Hi- I’m a newbie in my 50’s and liked the idea of not having to lift heavy supers and boxes and didn’t want to have to rely on help. I built A box with Corwin’s plans. I installed a package of bees 4/11. I am now scrambling to build a bigger box based on Phil Chandlers books. The Corbin Bell box is TOO small! I’m pissed because I am now worried that my colony is going to swarm- it’s only been just less than a month and they are tight on space. When I bought the plans fo rather golden mean hive, I ordered top bars- they sent me the bars with the pass through- those are dumb and over thought IMO. This colony had no problem building a beautiful sturdy comb off of the flat top bar I had in there as a spacer bar! This is a journey of learning and exploration. BTW I’m also not in it for honey production- mostly for pollinator encouragement and learning.


----------



## msl (Sep 6, 2016)

> I’m pissed because I am now worried that my colony is going to swarm- it’s only been just less than a month and they are tight on space


that is the way with topbars.. split, harvest honey, or swarm!


----------



## ihor (Jun 13, 2018)

I'd be happy to share my top bar hive design with you.
I put 2 quilts (one is wool,the top one is polyester) over the bars, whixh creates a stable temp environment and dissipates some of the humidity.
Send me DM.


----------



## MajKong (Feb 6, 2017)

Marezav said:


> I built A box with Corwin’s plans.
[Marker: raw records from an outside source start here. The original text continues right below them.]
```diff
diff --git a/gptqmodel_b200/csrc/b2q_gemm.cuh b/gptqmodel_b200/csrc/b2q_gemm.cuh
--- a/gptqmodel_b200/csrc/b2q_gemm.cuh
+++ b/gptqmodel_b200/csrc/b2q_gemm.cuh
@@ -4,19 +4,21 @@
 namespace b2q {
 
 constexpr int G_BM = 128;
-constexpr int G_BN = 128;
 constexpr int G_BK = 64;
-constexpr int G_MMA_THREADS = 128;
-constexpr int G_DQ_THREADS = 128;
+constexpr int G_MMA_THREADS = 256;
+constexpr int G_DQ_THREADS = 96;
 constexpr int G_THREADS = G_MMA_THREADS + G_DQ_THREADS + 32;
+constexpr int G_BAND = 16;
 
-template <int BITS, int STAGES>
+template <int BITS, int BN>
 struct GemmCfg {
-  static constexpr int SUB = BITS / 4;
+  static constexpr int STAGES = BN == 256 ? 3 : 4;
   static constexpr int A_BYTES = G_BM * G_BK * 2;
-  static constexpr int B_BYTES = G_BN * G_BK * 2;
-  static constexpr int P_CHUNK_BYTES = 4 * SUB * 512;
-  static constexpr int P_BYTES = 2 * P_CHUNK_BYTES + (BITS == 4 ? 1024 : 0);
+  static constexpr int B_BYTES = BN * G_BK * 2;
+  static constexpr int PK_BYTES = BN * G_BK * BITS / 8;
+  static constexpr int P_CHUNK_BYTES = PK_BYTES / 2;
+  static constexpr int SROW_BYTES = BN * 2 + BN / 2;
+  static constexpr int P_BYTES = PK_BYTES + (BITS == 4 ? 2 * SROW_BYTES : 0);
   static constexpr int STAGE_BYTES = A_BYTES + B_BYTES + P_BYTES;
   static constexpr int BAR_BYTES = 256;
   static constexpr int SMEM_BYTES = STAGES * STAGE_BYTES + BAR_BYTES + 1024;
diff --git a/gptqmodel_b200/csrc/b2q_internal.h b/gptqmodel_b200/csrc/b2q_internal.h
--- a/gptqmodel_b200/csrc/b2q_internal.h
+++ b/gptqmodel_b200/csrc/b2q_internal.h
@@ -91,6 +91,7 @@
   int decode2_fastsync;
   int midm_ks;
   int midm_dqg1;
+  int gemm_bn;
 };
 const EnvCfg& env();
 void reload_env();
diff --git a/gptqmodel_b200/csrc/b2q_wgmma.cuh b/gptqmodel_b200/csrc/b2q_wgmma.cuh
--- a/gptqmodel_b200/csrc/b2q_wgmma.cuh
+++ b/gptqmodel_b200/csrc/b2q_wgmma.cuh
@@ -101,4 +101,25 @@
   }
 };
 
+template <>
+struct Wgmma<0, 256> {
+  __device__ static __forceinline__ void mma(float (&d)[128], uint64_t a, uint64_t b, uint32_t accumulate) {
+    asm volatile(
+        "{ .reg .pred p; setp.ne.b32 p, %130, 0;\n"
+        "  wgmma.mma_async.sync.aligned.m64n256k16.f32.f16.f16 {%0,%1,%2,%3,%4,%5,%6,%7,%8,%9,%10,%11,%12,%13,%14,%15,%16,%17,%18,%19,%20,%21,%22,%23,%24,%25,%26,%27,%28,%29,%30,%31,%32,%33,%34,%35,%36,%37,%38,%39,%40,%41,%42,%43,%44,%45,%46,%47,%48,%49,%50,%51,%52,%53,%54,%55,%56,%57,%58,%59,%60,%61,%62,%63,%64,%65,%66,%67,%68,%69,%70,%71,%72,%73,%74,%75,%76,%77,%78,%79,%80,%81,%82,%83,%84,%85,%86,%87,%88,%89,%90,%91,%92,%93,%94,%95,%96,%97,%98,%99,%100,%101,%102,%103,%104,%105,%106,%107,%108,%109,%110,%111,%112,%113,%114,%115,%116,%117,%118,%119,%120,%121,%122,%123,%124,%125,%126,%127}, %128, %129, p, 1, 1, 0, 0; }"
+        : "+f"(d[0]), "+f"(d[1]), "+f"(d[2]), "+f"(d[3]), "+f"(d[4]), "+f"(d[5]), "+f"(d[6]), "+f"(d[7]), "+f"(d[8]), "+f"(d[9]), "+f"(d[10]), "+f"(d[11]), "+f"(d[12]), "+f"(d[13]), "+f"(d[14]), "+f"(d[15]), "+f"(d[16]), "+f"(d[17]), "+f"(d[18]), "+f"(d[19]), "+f"(d[20]), "+f"(d[21]), "+f"(d[22]), "+f"(d[23]), "+f"(d[24]), "+f"(d[25]), "+f"(d[26]), "+f"(d[27]), "+f"(d[28]), "+f"(d[29]), "+f"(d[30]), "+f"(d[31]), "+f"(d[32]), "+f"(d[33]), "+f"(d[34]), "+f"(d[35]), "+f"(d[36]), "+f"(d[37]), "+f"(d[38]), "+f"(d[39]), "+f"(d[40]), "+f"(d[41]), "+f"(d[42]), "+f"(d[43]), "+f"(d[44]), "+f"(d[45]), "+f"(d[46]), "+f"(d[47]), "+f"(d[48]), "+f"(d[49]), "+f"(d[50]), "+f"(d[51]), "+f"(d[52]), "+f"(d[53]), "+f"(d[54]), "+f"(d[55]), "+f"(d[56]), "+f"(d[57]), "+f"(d[58]), "+f"(d[59]), "+f"(d[60]), "+f"(d[61]), "+f"(d[62]), "+f"(d[63]), "+f"(d[64]), "+f"(d[65]), "+f"(d[66]), "+f"(d[67]), "+f"(d[68]), "+f"(d[69]), "+f"(d[70]), "+f"(d[71]), "+f"(d[72]), "+f"(d[73]), "+f"(d[74]), "+f"(d[75]), "+f"(d[76]), "+f"(d[77]), "+f"(d[78]), "+f"(d[79]), "+f"(d[80]), "+f"(d[81]), "+f"(d[82]), "+f"(d[83]), "+f"(d[84]), "+f"(d[85]), "+f"(d[86]), "+f"(d[87]), "+f"(d[88]), "+f"(d[89]), "+f"(d[90]), "+f"(d[91]), "+f"(d[92]), "+f"(d[93]), "+f"(d[94]), "+f"(d[95]), "+f"(d[96]), "+f"(d[97]), "+f"(d[98]), "+f"(d[99]), "+f"(d[100]), "+f"(d[101]), "+f"(d[102]), "+f"(d[103]), "+f"(d[104]), "+f"(d[105]), "+f"(d[106]), "+f"(d[107]), "+f"(d[108]), "+f"(d[109]), "+f"(d[110]), "+f"(d[111]), "+f"(d[112]), "+f"(d[113]), "+f"(d[114]), "+f"(d[115]), "+f"(d[116]), "+f"(d[117]), "+f"(d[118]), "+f"(d[119]), "+f"(d[120]), "+f"(d[121]), "+f"(d[122]), "+f"(d[123]), "+f"(d[124]), "+f"(d[125]), "+f"(d[126]), "+f"(d[127])
+        : "l"(a), "l"(b), "r"(accumulate));
+  }
+};
+template <>
+struct Wgmma<1, 256> {
+  __device__ static __forceinline__ void mma(float (&d)[128], uint64_t a, uint64_t b, uint32_t accumulate) {
+    asm volatile(
+        "{ .reg .pred p; setp.ne.b32 p, %130, 0;\n"
+        "  wgmma.mma_async.sync.aligned.m64n256k16.f32.bf16.bf16 {%0,%1,%2,%3,%4,%5,%6,%7,%8,%9,%10,%11,%12,%13,%14,%15,%16,%17,%18,%19,%20,%21,%22,%23,%24,%25,%26,%27,%28,%29,%30,%31,%32,%33,%34,%35,%36,%37,%38,%39,%40,%41,%42,%43,%44,%45,%46,%47,%48,%49,%50,%51,%52,%53,%54,%55,%56,%57,%58,%59,%60,%61,%62,%63,%64,%65,%66,%67,%68,%69,%70,%71,%72,%73,%74,%75,%76,%77,%78,%79,%80,%81,%82,%83,%84,%85,%86,%87,%88,%89,%90,%91,%92,%93,%94,%95,%96,%97,%98,%99,%100,%101,%102,%103,%104,%105,%106,%107,%108,%109,%110,%111,%112,%113,%114,%115,%116,%117,%118,%119,%120,%121,%122,%123,%124,%125,%126,%127}, %128, %129, p, 1, 1, 0, 0; }"
+        : "+f"(d[0]), "+f"(d[1]), "+f"(d[2]), "+f"(d[3]), "+f"(d[4]), "+f"(d[5]), "+f"(d[6]), "+f"(d[7]), "+f"(d[8]), "+f"(d[9]), "+f"(d[10]), "+f"(d[11]), "+f"(d[12]), "+f"(d[13]), "+f"(d[14]), "+f"(d[15]), "+f"(d[16]), "+f"(d[17]), "+f"(d[18]), "+f"(d[19]), "+f"(d[20]), "+f"(d[21]), "+f"(d[22]), "+f"(d[23]), "+f"(d[24]), "+f"(d[25]), "+f"(d[26]), "+f"(d[27]), "+f"(d[28]), "+f"(d[29]), "+f"(d[30]), "+f"(d[31]), "+f"(d[32]), "+f"(d[33]), "+f"(d[34]), "+f"(d[35]), "+f"(d[36]), "+f"(d[37]), "+f"(d[38]), "+f"(d[39]), "+f"(d[40]), "+f"(d[41]), "+f"(d[42]), "+f"(d[43]), "+f"(d[44]), "+f"(d[45]), "+f"(d[46]), "+f"(d[47]), "+f"(d[48]), "+f"(d[49]), "+f"(d[50]), "+f"(d[51]), "+f"(d[52]), "+f"(d[53]), "+f"(d[54]), "+f"(d[55]), "+f"(d[56]), "+f"(d[57]), "+f"(d[58]), "+f"(d[59]), "+f"(d[60]), "+f"(d[61]), "+f"(d[62]), "+f"(d[63]), "+f"(d[64]), "+f"(d[65]), "+f"(d[66]), "+f"(d[67]), "+f"(d[68]), "+f"(d[69]), "+f"(d[70]), "+f"(d[71]), "+f"(d[72]), "+f"(d[73]), "+f"(d[74]), "+f"(d[75]), "+f"(d[76]), "+f"(d[77]), "+f"(d[78]), "+f"(d[79]), "+f"(d[80]), "+f"(d[81]), "+f"(d[82]), "+f"(d[83]), "+f"(d[84]), "+f"(d[85]), "+f"(d[86]), "+f"(d[87]), "+f"(d[88]), "+f"(d[89]), "+f"(d[90]), "+f"(d[91]), "+f"(d[92]), "+f"(d[93]), "+f"(d[94]), "+f"(d[95]), "+f"(d[96]), "+f"(d[97]), "+f"(d[98]), "+f"(d[99]), "+f"(d[100]), "+f"(d[101]), "+f"(d[102]), "+f"(d[103]), "+f"(d[104]), "+f"(d[105]), "+f"(d[106]), "+f"(d[107]), "+f"(d[108]), "+f"(d[109]), "+f"(d[110]), "+f"(d[111]), "+f"(d[112]), "+f"(d[113]), "+f"(d[114]), "+f"(d[115]), "+f"(d[116]), "+f"(d[117]), "+f"(d[118]), "+f"(d[119]), "+f"(d[120]), "+f"(d[121]), "+f"(d[122]), "+f"(d[123]), "+f"(d[124]), "+f"(d[125]), "+f"(d[126]), "+f"(d[127])
+        : "l"(a), "l"(b), "r"(accumulate));
+  }
+};
+
 }
```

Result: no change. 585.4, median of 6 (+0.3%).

I installed a package of bees 4/11. I am now scrambling to build a bigger box based on Phil Chandlers books. The Corbin Bell box is TOO small! I’m pissed because I am now worried that my colony is going to swarm- it’s only been just less than a month and they are tight on space. When I bought the plans fo rather golden mean hive, I ordered top bars- they sent me the bars with the pass through- those are dumb and over thought IMO.


Just use Corwin’s plans and add to the length. It works great that way. That will allow you to swap bars between hives, too.

I think the benefit of the passage holes becomes apparent in winter. It’s an extra step in bar building, but my bees survived the winter with them, so I am still using them. I’m making other modifications instead.

I am thinking of building a Golden Mean Hive to spec and use it to increase my apiary. Once I have enough hives, I can use it as a bait hive or swarm catcher.


----------



## msl (Sep 6, 2016)

> I think the benefit of the passage holes becomes apparent in winter.


I say it's more "bee guardian" malarkey from Corwin to sell overpriced top bar hives to gullible newbies.


----------